Утром она навешала железок на уши и шею, нацепила Люськины шорты, которые были ей безнадёжно малы и почти ничего не прикрывали, майку-алкоголичку без бюстгальтера при своём тогда уже третьем номере и в таком виде отправилась за аттестатом: «Или отдавайте сейчас, или я буду торжественного вручения ждать». Отдали, только бы ушла.
С тем она убыла в областной центр, чтобы поступить в университет. Но это уже совсем другая история.
– Дуня, а мать в полицию не заявила? Имела право, это же деньги, – спросила Нина Васильевна.
– Попробовала, мне Люська рассказывала. Но охота была ментам семейные кляузы разбирать! Участковый спросил про сумму и сказал, что проверит на почте, сколько она получила алиментов на меня накануне. А деньги были почти такие же.
– А с отцом ты не повидалась?
– Нет. У него другая семья. Он не хотел. А потом он умер года через два.
– Где же Люська твоя теперь?
– Шесть лет назад от передоза загнулась. А мама её в прошлом году от цирроза, – она заплакала. – Курю, но с алкоголем не дружу. А наркотики никогда не пробовала! С кем же мой Мишенька останется, если я загнусь!
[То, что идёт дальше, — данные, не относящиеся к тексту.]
-            const float *wot = a.packed + ((long)ot * 8 + WAVE) * (T::NG * 256) + lane * 4;
-            f32x4 acc[NT][16];
-            constexpr int NB = T::nblocks(WAVE), NGW = (NB + 3) / 4, RING = I144_PFG + 1;
-            f32x4 aring[RING];
-            static_for<(I144_PFG < NGW ? I144_PFG : NGW)>([&](auto gg) {
-                constexpr int g = decltype(gg)::value;
-                aring[g % RING] = *(const f32x4 *)(wot + g * 256);
-            });
-            static_for<NB>([&](auto bb) {
-                constexpr int b = decltype(bb)::value, aa = T::blk_a(WAVE, b), q = T::blk_q(WAVE, b), l = WAVE + 8 * aa;
-                if constexpr (b % 4 == 0 && b / 4 + I144_PFG < NGW) aring[(b / 4 + I144_PFG) % RING] = *(const f32x4 *)(wot + (b / 4 + I144_PFG) * 256);
-                const float av = aring[(b / 4) % RING][b % 4];
-                constexpr int nt = T::nterms(l);
-                auto off_of = [](int k) constexpr {
-                    const int t = 4 * q + k < nt ? 4 * q + k : nt - 1, idx = T::term(l, t), tap = idx % 25, gid = idx / 25;
-                    return (gid * L::PLANE + L::tap_off(tap / 5, tap % 5)) * 4;
-                };
-                constexpr int o0 = off_of(0), o1 = off_of(1), o2 = off_of(2), o3 = off_of(3);
-                int voff = kq == 1 ? o1 : o0;
-                voff = kq == 2 ? o2 : voff;
-                voff = kq == 3 ? o3 : voff;
-                const float *bp = (const float *)((const char *)xs + voff) + j;
-                float bv[NT];
-#pragma unroll
-                for (int t = 0; t < NT; ++t) bv[t] = bp[t * L::TOFF];
-                __builtin_amdgcn_sched_barrier(0);
-                const f32x4 zero4 = {0.f, 0.f, 0.f, 0.f};
-#pragma unroll
-                for (int t = 0; t < NT; ++t) acc[t][aa] = i144_mfma(av, bv[t], q == 0 ? zero4 : acc[t][aa]);
-                __builtin_amdgcn_sched_barrier(0);
-            });
-#pragma unroll
-            for (int t = 0; t < NT; ++t) {
-                f32x4 lv[8];
-#pragma unroll
-                for (int i = 0; i < 8; ++i) lv[i] = acc[t][i] + acc[t][i + 8];
-#pragma unroll
-                for (int i = 0; i < 4; ++i) lv[i] = lv[i] + lv[i + 4];
-#pragma unroll
-                for (int i = 0; i < 2; ++i) lv[i] = lv[i] + lv[i + 2];
-                const f32x4 r = lv[0] + lv[1];
-#pragma unroll
-                for (int v = 0; v < 4; ++v) comb[((parity * NT + t) * 8 + WAVE) * 256 + v * 64 + lane] = r[v];
+    };
+    auto run_otile = [&](const int ot, const int n, const int r0, const int c0, const int th0) {
+        const float *wot = a.packed + ((long)ot * 8 + WAVE) * (T::NG * 256) + lane * 4;
+        int kq = kq0;
+        if constexpr (I144Occ<DC, NT>::value > 2) asm volatile("" : "+v"(kq));
+        f32x4 acc[NT][16];
+        constexpr int NB = T::nblocks(WAVE), NGW = (NB + 3) / 4, RING = I144_PFG + 1;
+        f32x4 aring[RING];
+        static_for<(I144_PFG < NGW ? I144_PFG : NGW)>([&](auto gg) {
+            constexpr int g = decltype(gg)::value;
+            aring[g % RING] = *(const f32x4 *)(wot + g * 256);
+        });
+        auto bload = [&](auto bxc, float *dst) {
+            constexpr int bx = decltype(bxc)::value, l = WAVE + 8 * T::blk_a(WAVE, bx), q = T::blk_q(WAVE, bx), nt = T::nterms(l);
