constexpr int QN_WAVES = 16;
static __global__ __launch_bounds__(QN_WAVES * 64) void query_normalize_kernel(const float* __restrict__ src, float* __restrict__ qn, int B, int Bsrc, int T,
                                                                     uint4* __restrict__ qh, int* __restrict__ cnt, int* __restrict__ flag,
                                                                     const KnnSegs segs, int* __restrict__ col2seg) {
    __shared__ float part[QN_WAVES][64];
    const int lane = threadIdx.x & 63, wave = threadIdx.x >> 6;
    const long ncols = (long)B * T;
    long n, nn;
    bool ok;
    int sg;
    if (qh) {
        const int tile = blockIdx.x >> 2;
        sg = seg_find<3>(segs, tile);
        const KnnSeg g = seg_get(segs, sg);
        const long loc = (long)(tile - g.u[3]) * 256 + (blockIdx.x & 3) * 64 + lane;
        ok = loc < g.ncols;
        n = g.col0 + loc;
        nn = ok ? n : g.col0 + g.ncols - 1;
    } else {
        n = blockIdx.x * 64L + lane;
        ok = n < ncols;
        nn = ok ? n : ncols - 1;
        sg = col2seg ? seg_find<4>(segs, (int)nn) : 0;
    }
    if (blockIdx.x == 0 && flag)
        for (int i = threadIdx.x; i < segs.n; i += QN_WAVES * 64) flag[i] = 0;
    if (wave == 0 && ok && cnt) cnt[n] = 0;
    if (wave == 0 && ok && col2seg) col2seg[n] = sg;
    const int b = (int)(nn / T), t = (int)(nn - (long)b * T);
    const float* p = src + (long)(b % Bsrc) * KD * T + t;
    float* q = qn + (long)b * KD * T + t;
    constexpr int KW = KD / QN_WAVES;
    const int k0 = wave * KW;
    float x[KW];
#pragma unroll
    for (int i = 0; i < KW; ++i) x[i] = p[(long)(k0 + i) * T];
    float s = 0.f;
#pragma unroll
    for (int i = 0; i < KW; ++i) s = fmaf(x[i], x[i], s);
    part[wave][lane] = s;
    __syncthreads();
    float ss = part[0][lane];
#pragma unroll
    for (int w = 1; w < QN_WAVES; ++w) ss += part[w][lane];
    const float den = sqrtf(ss) + 1e-6f;
    uint4* qhp = qh ? qh + (blockIdx.x >> 2) * (long)(STEPS * 2 * 256) + (blockIdx.x & 3) * 64 + lane : nullptr;
#pragma unroll
    for (int i = 0; i < KW; i += 8) {
        const int k = k0 + i;
        float v[8];
#pragma unroll
        for (int j = 0; j < 8; ++j) v[j] = ok ? x[i + j] / den : 0.f;
        if (ok) {
#pragma unroll
            for (int j = 0; j < 8; ++j) q[(long)(k + j) * T] = v[j];
        }
        if (qh) {
            unsigned o[4];
#pragma unroll
            for (int j = 0; j < 4; ++j) {
                const __half2 h = __floats2half2_rn(v[2 * j], v[2 * j + 1]);
                o[j] = (unsigned)__half_as_ushort(__low2half(h)) | ((unsigned)__half_as_ushort(__high2half(h)) << 16);
            }
            qhp[(long)(k >> 3) * 256] = make_uint4(o[0], o[1], o[2], o[3]);
        }
    }
}

typedef __bf16 bf16x8 __attribute__((ext_vector_type(8)));
typedef __bf16 bf16x2 __attribute__((ext_vector_type(2)));
__device__ __forceinline__ void split8_bf3(const float (&v)[8], uint4& p1, uint4& p2, uint4& p3) {
    unsigned o1[4], o2[4], o3[4];
#pragma unroll
    for (int j = 0; j < 4; ++j) {
        f32x2 a = {v[2 * j], v[2 * j + 1]};
        bf16x2 h1 = __builtin_convertvector(a, bf16x2);
        f32x2 r = a - __builtin_convertvector(h1, f32x2);
        bf16x2 h2 = __builtin_convertvector(r, bf16x2);
        f32x2 r2 = r - __builtin_convertvector(h2, f32x2);
        bf16x2 h3 = __builtin_convertvector(r2, bf16x2);
        o1[j] = __builtin_bit_cast(unsigned, h1);
        o2[j] = __builtin_bit_cast(unsigned, h2);
        o3[j] = __builtin_bit_cast(unsigned, h3);
    }
    p1 = make_uint4(o1[0], o1[1], o1[2], o1[3]);
    p2 = make_uint4(o2[0], o2[1], o2[2], o2[3]);
    p3 = make_uint4(o3[0], o3[1], o3[2], o3[3]);
}
__device__ __forceinline__ void split8_half(const u32x4 h8, uint4& p1, uint4& p2) {
    const f16x8 hv = __builtin_bit_cast(f16x8, h8);
    unsigned o1[4], o2[4];
#pragma unroll
    for (int j = 0; j < 4; ++j) {
        f32x2 a = {(float)hv[2 * j], (float)hv[2 * j + 1]};
        bf16x2 h1 = __builtin_convertvector(a, bf16x2);
        f32x2 r = a - __builtin_convertvector(h1, f32x2);
        bf16x2 h2 = __builtin_convertvector(r, bf16x2);
        o1[j] = __builtin_bit_cast(unsigned, h1);
        o2[j] = __builtin_bit_cast(unsigned, h2);
    }
    p1 = make_uint4(o1[0], o1[1], o1[2], o1[3]);
    p2 = make_uint4(o2[0], o2[1], o2[2], o2[3]);
}

constexpr int KNN_QT = 256;
constexpr int KNN_A_U4 = 12 * 64, KNN_X_U4 = 3 * 2 * KNN_QT;
template <bool F16>
__device__ __forceinline__ void knn_topk_body(const float* __restrict__ blob, long Npad, int N, const float* __restrict__ qn, int ncols, int col0, int cstride,
                                              int T, int unit, int nsplit, int tiles_per_split, float* __restrict__ cand_v, int* __restrict__ cand_i,
                                              uint4* smem) {
    constexpr int NP = F16 ? 2 : 3;
    constexpr int GP = F16 ? 4 : 12;
    uint4* As = smem;
    uint4* Xs = smem + 2 * KNN_A_U4;
    const uint4* img = F16 ? blob_img16(blob, KIND_F16, N, Npad) : blob_img3(blob, N);
    const float* inv = blob_inv(blob, KIND_F16, N, Npad);

    const int tid = threadIdx.x, lane = tid & 63, wave = tid >> 6;
    const int wm = wave >> 2, wn = wave & 3;
    const int l31 = lane & 31, lh = lane >> 5;
    const int split = unit % nsplit;
    const int qtile = unit / nsplit;
    const int n0 = qtile * KNN_QT;
    const int mtiles = (int)(Npad >> 7);
    const int mt_lo = split * tiles_per_split;
    const int mt_hi = min(mtiles, mt_lo + tiles_per_split);
    const int G = (mt_hi - mt_lo) * STEPS;

    const float* qp;
    int xdst;
    {
        const int g = tid >> 8, pos = tid & 255;
        int n = n0 + pos;
        n = col0 + (n < ncols ? n : ncols - 1);
        const int b = n / T, t = n - b * T;
        qp = qn + ((long)b * KD + 8 * g) * T + t;
        xdst = g * KNN_QT + pos;
    }
    const bool a2 = !F16 && wave < 4;
    const bool a1 = !F16 || wave < 4;
    float xr[8];
    u32x4 ar[2];
    auto gload = [&](int g) __attribute__((always_inline)) {
        const int mt = mt_lo + g / STEPS, st = g - (g / STEPS) * STEPS;
        const uint4* src = img + ((long)mt * STEPS + st) * (GP * 64) + lane;
        if (a1) ar[0] = *reinterpret_cast<const u32x4*>(src + wave * 64);
        if (a2) ar[1] = *reinterpret_cast<const u32x4*>(src + (wave + 8) * 64);
#pragma unroll
        for (int j = 0; j < 8; ++j) xr[j] = qp[(long)(st * 16 + j) * T];
    };
    auto lstore = [&](int buf) __attribute__((always_inline)) {
        uint4* ab = As + buf * KNN_A_U4;
        if (F16) {
            if (a1) {
                uint4 p1, p2;
                split8_half(ar[0], p1, p2);
                ab[(wave * 2) * 64 + lane] = p1;
                ab[(wave * 2 + 1) * 64 + lane] = p2;
            }
        } else {
            *reinterpret_cast<u32x4*>(ab + wave * 64 + lane) = ar[0];
            if (a2) *reinterpret_cast<u32x4*>(ab + (wave + 8) * 64 + lane) = ar[1];
        }
        uint4 p1, p2, p3;
        split8_bf3(xr, p1, p2, p3);
        uint4* xb = Xs + buf * KNN_X_U4;
        xb[xdst] = p1;
        xb[2 * KNN_QT + xdst] = p2;
        xb[4 * KNN_QT + xdst] = p3;
    };

    Top4 top[2];
    top[0].init();
    top[1].init();
    f32x16 acc[2][2];
#pragma unroll
    for (int i = 0; i < 2; ++i)
#pragma unroll
        for (int j = 0; j < 2; ++j)
#pragma unroll
            for (int r = 0; r < 16; ++r) acc[i][j][r] = 0.f;

    if (G > 0) {
        gload(0);
        lstore(0);
        if (G > 1) gload(1);
        slab_barrier();
    }
    for (int g = 0; g < G; ++g) {
        const int cur = g & 1;
        if (g + 1 < G) {
            lstore(cur ^ 1);
            if (g + 2 < G) gload(g + 2);
        }
        const uint4* as = As + cur * KNN_A_U4 + wm * (2 * NP * 64) + lane;
        const uint4* xs = Xs + cur * KNN_X_U4 + lh * KNN_QT + wn * 64 + l31;
        bf16x8 af[2][NP], bf[2][3];
#pragma unroll
        for (int j = 0; j < 2; ++j)
#pragma unroll
            for (int p = 0; p < 3; ++p) bf[j][p] = __builtin_bit_cast(bf16x8, xs[p * 2 * KNN_QT + j * 32]);
#pragma unroll
        for (int i = 0; i < 2; ++i)
#pragma unroll
            for (int p = 0; p < NP; ++p) af[i][p] = __builtin_bit_cast(bf16x8, as[(i * NP + p) * 64]);
        constexpr int NQ = F16 ? 5 : 6;
        constexpr int PA3[6] = {2, 1, 0, 1, 0, 0}, PB3[6] = {0, 1, 2, 0, 1, 0};
        constexpr int PA2[5] = {1, 0, 1, 0, 0}, PB2[5] = {1, 2, 0, 1, 0};
#pragma unroll
        for (int q = 0; q < NQ; ++q)
#pragma unroll
            for (int i = 0; i < 2; ++i)
#pragma unroll
                for (int j = 0; j < 2; ++j)
                    acc[i][j] = __builtin_amdgcn_mfma_f32_32x32x16_bf16(af[i][F16 ? PA2[q < 5 ? q : 0] : PA3[q]], bf[j][F16 ? PB2[q < 5 ? q : 0] : PB3[q]],
                                                                        acc[i][j], 0, 0, 0);
        const int st = g - (g / STEPS) * STEPS;
        if (st == STEPS - 1) {
            const int m0 = (mt_lo + g / STEPS) * 128;
#pragma unroll
            for (int i = 0; i < 2; ++i)
#pragma unroll
                for (int r = 0; r < 16; ++r) {
                    const int row = m0 + (wm * 2 + i) * 32 + (r & 3) + 8 * (r >> 2) + 4 * lh;
                    if (row < N) {
                        const float sc = F16 ? inv[row] : 1.f;
#pragma unroll
                        for (int j = 0; j < 2; ++j) top[j].insert(nan_max(F16 ? acc[i][j][r] * sc : acc[i][j][r]), row);
                    }
#pragma unroll
                    for (int j = 0; j < 2; ++j) acc[i][j][r] = 0.f;
                }
        }
        slab_barrier();
    }

    float (*mv)[16] = reinterpret_cast<float (*)[16]>(smem);
    int (*mi)[16] = reinterpret_cast<int (*)[16]>(reinterpret_cast<float*>(smem) + KNN_QT * 16);
#pragma unroll
    for (int j = 0; j < 2; ++j) {
        const int q = wn * 64 + j * 32 + l31;
        const int slot = (wm * 2 + lh) * 4;
#pragma unroll
        for (int e = 0; e < 4; ++e) {
            mv[q][slot + e] = top[j].v[e];
            mi[q][slot + e] = top[j].i[e];
        }
    }
    __syncthreads();
    if (tid < KNN_QT) {
        Top4 t4;
        t4.init();
        for (int e = 0; e < 16; ++e) t4.insert(mv[tid][e], mi[tid][e]);
        int n = n0 + tid;
        if (n < ncols) {
            long o = ((long)split * cstride + col0 + n) * 4;
#pragma unroll
            for (int e = 0; e < 4; ++e) {
                cand_v[o + e] = t4.v[e];
                cand_i[o + e] = t4.i[e];
            }
        }
    }
}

Дуня наконец ушла, всё ещё всхлипывая.
А через двадцать минут секретарша Анна Николаевна влетела: «Дуня Лопухина из окна выбросилась! Насмерть!»
Глава вторая: мужские разговоры и ещё одна смерть
– Дима, зайди ко мне. Ну, что там с самоубийством?
– А вот ни разу не самоубийство. И даже не несчастный случай. Толя сказал, что был толчок невиданной силы.
– Может, сама оттолкнулась?
– Вот и я это спросил. Говорит: да, оттолкнулась и полетела вперёд спиной.
– М-да. А я-то надеялся…
– А я-то как надеялся! Сразу пошёл отписки составлять. Вроде всё сходилось: неуравновешенная творческая личность занималась рутинной работой, табель на зарплату составляла. Зам главного бухгалтера гоняла её туда-сюда. Потом она сидела в бухгалтерии и с час, наверное, истерила со слезами на глазах. Потом вышла от них с рыданием: «На кого мой Мишенька останется, если я загнусь!» И через двадцать минут загнулась.
– Да тут всё очевидно! Кроме толчка…
– Вот так. Эти творческие личности затоптали всё нафиг, хотя на что там смотреть? На раскрытое окно?
– А как там вообще там эти творческие личности? Журналистки, телеведущие?
– Ну, телеведущих я даже не видел. Вернее, одна была, какой-то отчёт писала. Инга Киприди. Знаешь такую?
– Длинноволосая такая? «Литературную губернию» ведёт?
– Она вообще-то на больничном, колено у неё в гипсе, что ли. Еще там монтажёрка. Такая… сразу не понял, какого пола. И охранник на входе в телестудию. Все остальные группами разъехались по учебным заведениям… ну, к Дню учителя. Вот и всё по четвёртому этажу, где студия. Ты вообще представляешь себе Дом печати?
– Тысячу раз мимо проезжал. Здание глаголем с нашлёпкой посередине.